Read Dark Tide Page 25


  I was already taking my clothes off, my top tangled around my arms, trying to kick my boots off without undoing the laces, jeans around my knees; anyone would think I had no idea how to strip in an erotic and beguiling fashion.

  “I need a shower, I’m sorry,” I said, my voice muffled by fabric as I felt his mouth on my skin, his tongue on my naked stomach.

  “Like I care,” he said.

  That was all he said.

  I was made breathless by how much I wanted him. His physique was powerful, the tailored suits he wore hid the muscles, not to mention the tattoos that covered his left arm and both shoulders: a black dragon snaking around and across the back of his neck; a tribal pattern, a sun, all black ink, intricate and lovely on his nocturnal skin. And how pale and small my fingers looked, gripping the inked skin of his shoulder.

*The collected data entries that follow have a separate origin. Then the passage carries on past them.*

+__global__ void __launch_bounds__(256, 2)
+k_syrk_bal(const double* __restrict__ K, int64_t mp, sgp_plan::SyrkBalPlan p,
+           double* __restrict__ slab_o, double* __restrict__ slab_d) {
+  __shared__ __attribute__((aligned(16))) double Ka[2][BK * SB];
+  __shared__ __attribute__((aligned(16))) double Kb[2][BK * SB];
+  const int wg = (int)blockIdx.x < p.M ? (int)xcd_remap(blockIdx.x, p.M) : (int)blockIdx.x;
+  sgp_plan::SyrkSeg s0, s1;
+  sgp_plan::syrk_bp_segments(p, wg, s0, s1);
+  if (s0.kind == sgp_plan::SEG_OFF) {
+    int ta, tb;
+    sgp_plan::syrk_off_panels(s0.id, ta, tb);
+    syrk_off_seg(K, mp, ta, tb, s0.step0 * BK, s0.nsteps, Ka, Kb,
+                 slab_o + ((int64_t)s0.slab * p.noff + s0.id) * 4 * 4096);
+  } else if (s0.kind == sgp_plan::SEG_DIAG) {
+    syrk_diag_seg(K, mp, s0.id, s0.step0 * BK, s0.nsteps, Ka, slab_d + (int64_t)s0.slab * 3 * 4096);
+  }
+  if (s1.kind == sgp_plan::SEG_DIAG)
+    syrk_diag_seg(K, mp, s1.id, s1.step0 * BK, s1.nsteps, Ka, slab_d + (int64_t)s1.slab * 3 * 4096);
+}
+
+__global__ void __launch_bounds__(256)
+k_syrk_reduce_bal(const double* __restrict__ slab_o, const double* __restrict__ slab_d,
+                  sgp_plan::SyrkBalPlan p, int64_t mp, double* __restrict__ red,
+                  const double* __restrict__ rr_src, double* __restrict__ rr_dst, int packed) {
+  const int64_t bid = blockIdx.y;
+  const int e = blockIdx.x * 256 + threadIdx.x;
+  if (rr_src && bid == 0 && e < 8) rr_dst[e] = e == 0 ? *rr_src : 0.0;
+  int rp = (int)((sqrtf(8.0f * (float)bid + 1.0f) - 1.0f) * 0.5f);
+  while ((int64_t)(rp + 1) * (rp + 2) / 2 <= bid) ++rp;
+  while ((int64_t)rp * (rp + 1) / 2 > bid) --rp;
+  const int cp = (int)(bid - (int64_t)rp * (rp + 1) / 2);
+  const bool upper = rp == cp && (e / 64) / 16 < (e % 64) / 16;
+  if (upper && !packed) return;
+  if (!packed && rp == cp && (e / 64) < (e % 64)) return;
+  const double* src;
+  int64_t stride;
+  int cnt;
+  if (rp / 2 == cp / 2) {
+    const int t = rp / 2;
+    src = slab_d + ((int64_t)p.sfirst[t] * 3 + (rp & 1) + (cp & 1)) * 4096 + e;
+    stride = 3 * 4096;
+    cnt = p.sfirst[t + 1] - p.sfirst[t];
+  } else {
+    const int a = rp / 2, b = cp / 2, gi = a * (a - 1) / 2 + b;
+    src = slab_o + ((int64_t)gi * 4 + (rp & 1) * 2 + (cp & 1)) * 4096 + e;
+    stride = (int64_t)p.noff * 4 * 4096;
+    cnt = p.B;
+  }
+  double v = 0.0;
+  if (!upper)
+    for (int s0 = 0; s0 < cnt; s0 += 16) {
+      double a[16];
+#pragma unroll
+      for (int q = 0; q < 16; ++q) a[q] = s0 + q < cnt ? src[(int64_t)(s0 + q) * stride] : 0.0;
+#pragma unroll
+      for (int q = 0; q < 16; ++q)
+        if (s0 + q < cnt) v += a[q];
+    }
+  if (packed) {
+    red[bid * 4096 + e] = v;
+    return;
+  }
+  const int64_t a = (int64_t)rp * 64 + e / 64, b = (int64_t)cp * 64 + e % 64;
+  red[a * mp + b] = v;
+  red[b * mp + a] = v;
 }
 
 __global__ void __launch_bounds__(256)
@@ -1622,33 +1773,9 @@
       }
 }
 
-struct SyrkPlan {
-  int nb, T, splits;
-  int64_t chunk;
-};
-
-SyrkPlan syrk_plan(int64_t n_pad, int64_t mp) {
-  constexpr int64_t kSlots = 512;
-  SyrkPlan p;
-  p.nb = (int)(mp / T128);
-  p.T = p.nb * (p.nb + 1) / 2;
-  const int64_t max_splits = n_pad / BK > 0 ? n_pad / BK : 1;
-  int64_t best = 1;
-  double best_fill = 0.0;
-  for (int64_t rounds = 1; rounds <= 4; ++rounds) {
-    int64_t sp = rounds * kSlots / p.T;
-    if (sp < 1) sp = 1;
-    if (sp > max_splits) sp = max_splits;
-    const double fill = (double)(sp * p.T) / (double)(((sp * p.T + kSlots - 1) / kSlots) * kSlots);
-    if (fill > best_fill + 1e-9) { best_fill = fill; best = sp; }
-    if (best_fill >= 0.95) break;
-  }
-  int64_t chunk = (n_pad + best - 1) / best;
-  chunk = (chunk + BK - 1) / BK * BK;
-  p.chunk = chunk;
-  p.splits = (int)((n_pad + chunk - 1) / chunk);
-  return p;
-}
+using sgp_plan::SyrkPlan;
+using sgp_plan::syrk_plan;
+using sgp_plan::syrk_plan_blk;
 
 static void syrk_group_panels(int64_t gi, int nb, int& ta, int& tb) {
   const int64_t noff = (int64_t)nb * (nb - 1) / 2;
@@ -1694,31 +1821,6 @@
     }
   }
   return 0;
-}
-
-SyrkPlan syrk_plan_blk(int64_t n_pad, int64_t mp) {
-  SyrkPlan p = syrk_plan(n_pad, mp);
-  const int nb = p.nb;
-  const int groups = nb * (nb - 1) / 2 + (3 * nb + 3) / 4;
-  constexpr int64_t kSlots = 512;
-  const int64_t max_splits = n_pad / BK > 0 ? n_pad / BK : 1;
-  int64_t best = 1;
-  double best_fill = 0.0;
-  for (int64_t rounds = 1; rounds <= 4; ++rounds) {
-    int64_t sp = rounds * kSlots / groups;
-    if (sp < 1) sp = 1;
-    if (sp > max_splits) sp = max_splits;
-    const double fill = (double)(sp * groups) /
-                        (double)(((sp * groups + kSlots - 1) / kSlots) * kSlots);
-    if (fill > best_fill + 1e-9) { best_fill = fill; best = sp; }
-    if (best_fill >= 0.95) break;
-  }
-  int64_t chunk = (n_pad + best - 1) / best;
-  chunk = (chunk + BK - 1) / BK * BK;
-  p.T = groups;
-  p.chunk = chunk;
-  p.splits = (int)((n_pad + chunk - 1) / chunk);
-  return p;
 }
 
 struct SyrkBal {
@@ -1767,6 +1869,18 @@
   return b;
 }
 
+static sgp_plan::SyrkBalPlan syrk_plan_wb(int64_t n_pad, int64_t mp) {
+  if (!SGP_SYRK_WB) return sgp_plan::SyrkBalPlan{};
+  thread_local int64_t last_n = -1, last_mp = -1;
+  thread_local sgp_plan::SyrkBalPlan last{};
+  if (last_n != n_pad || last_mp != mp) {
+    last = sgp_plan::syrk_plan_balanced(n_pad, mp, SGP_SYRK_WB_SLOTS, (double)SGP_SDT_W);
+    last_n = n_pad;
+    last_mp = mp;
+  }
+  return last;
+}
+
 static SyrkPlan syrk_plan_s256(int64_t n_pad) {
   SyrkPlan p;
   p.nb = 2;
@@ -1799,6 +1913,8 @@
       need = std::max(need, (int64_t)(bal.S_o + bal.S_d) * nblk * 4096 +
                                 (int64_t)std::max(bal.S_o, bal.S_d) * (q.nb * T128 + 1) + n_pad);
   }
+  const sgp_plan::SyrkBalPlan wb = syrk_plan_wb(n_pad, mp);
+  if (wb.on) need = std::max(need, sgp_plan::syrk_bp_slab_doubles(wb));
   if (mp == 256) {
     SyrkPlan r = syrk_plan_s256(n_pad);
     need = std::max(need, (int64_t)r.splits * (10 * 4096 + 2 * T128 + 1) + n_pad);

  It was the way he looked at me, so differently from the way he’d looked at me in the Barclay. It was as though he’d opened his eyes and was seeing me for the first time. And I’d been waiting, waiting unknowing for him to look at me in exactly that way. Why hadn’t I realized it before? Why hadn’t I seen him as he really was, this beautiful quiet man who looked out for me? His body fit against mine seamlessly; everything he did was at the right moment, just the right pace, just the right pressure. I loved how he tried so hard to make everything perfect and slow and sensual, and then, the way he lost control.

  And hours, hours later . . . we’d fucked and showered and had a drink from the minibar, and fucked all over again; I was so tired my body felt as though it was separate from me . . . It was starting to get light and I was lying stretched against him, fingers threaded through his. He was so quiet and still, I thought he was asleep.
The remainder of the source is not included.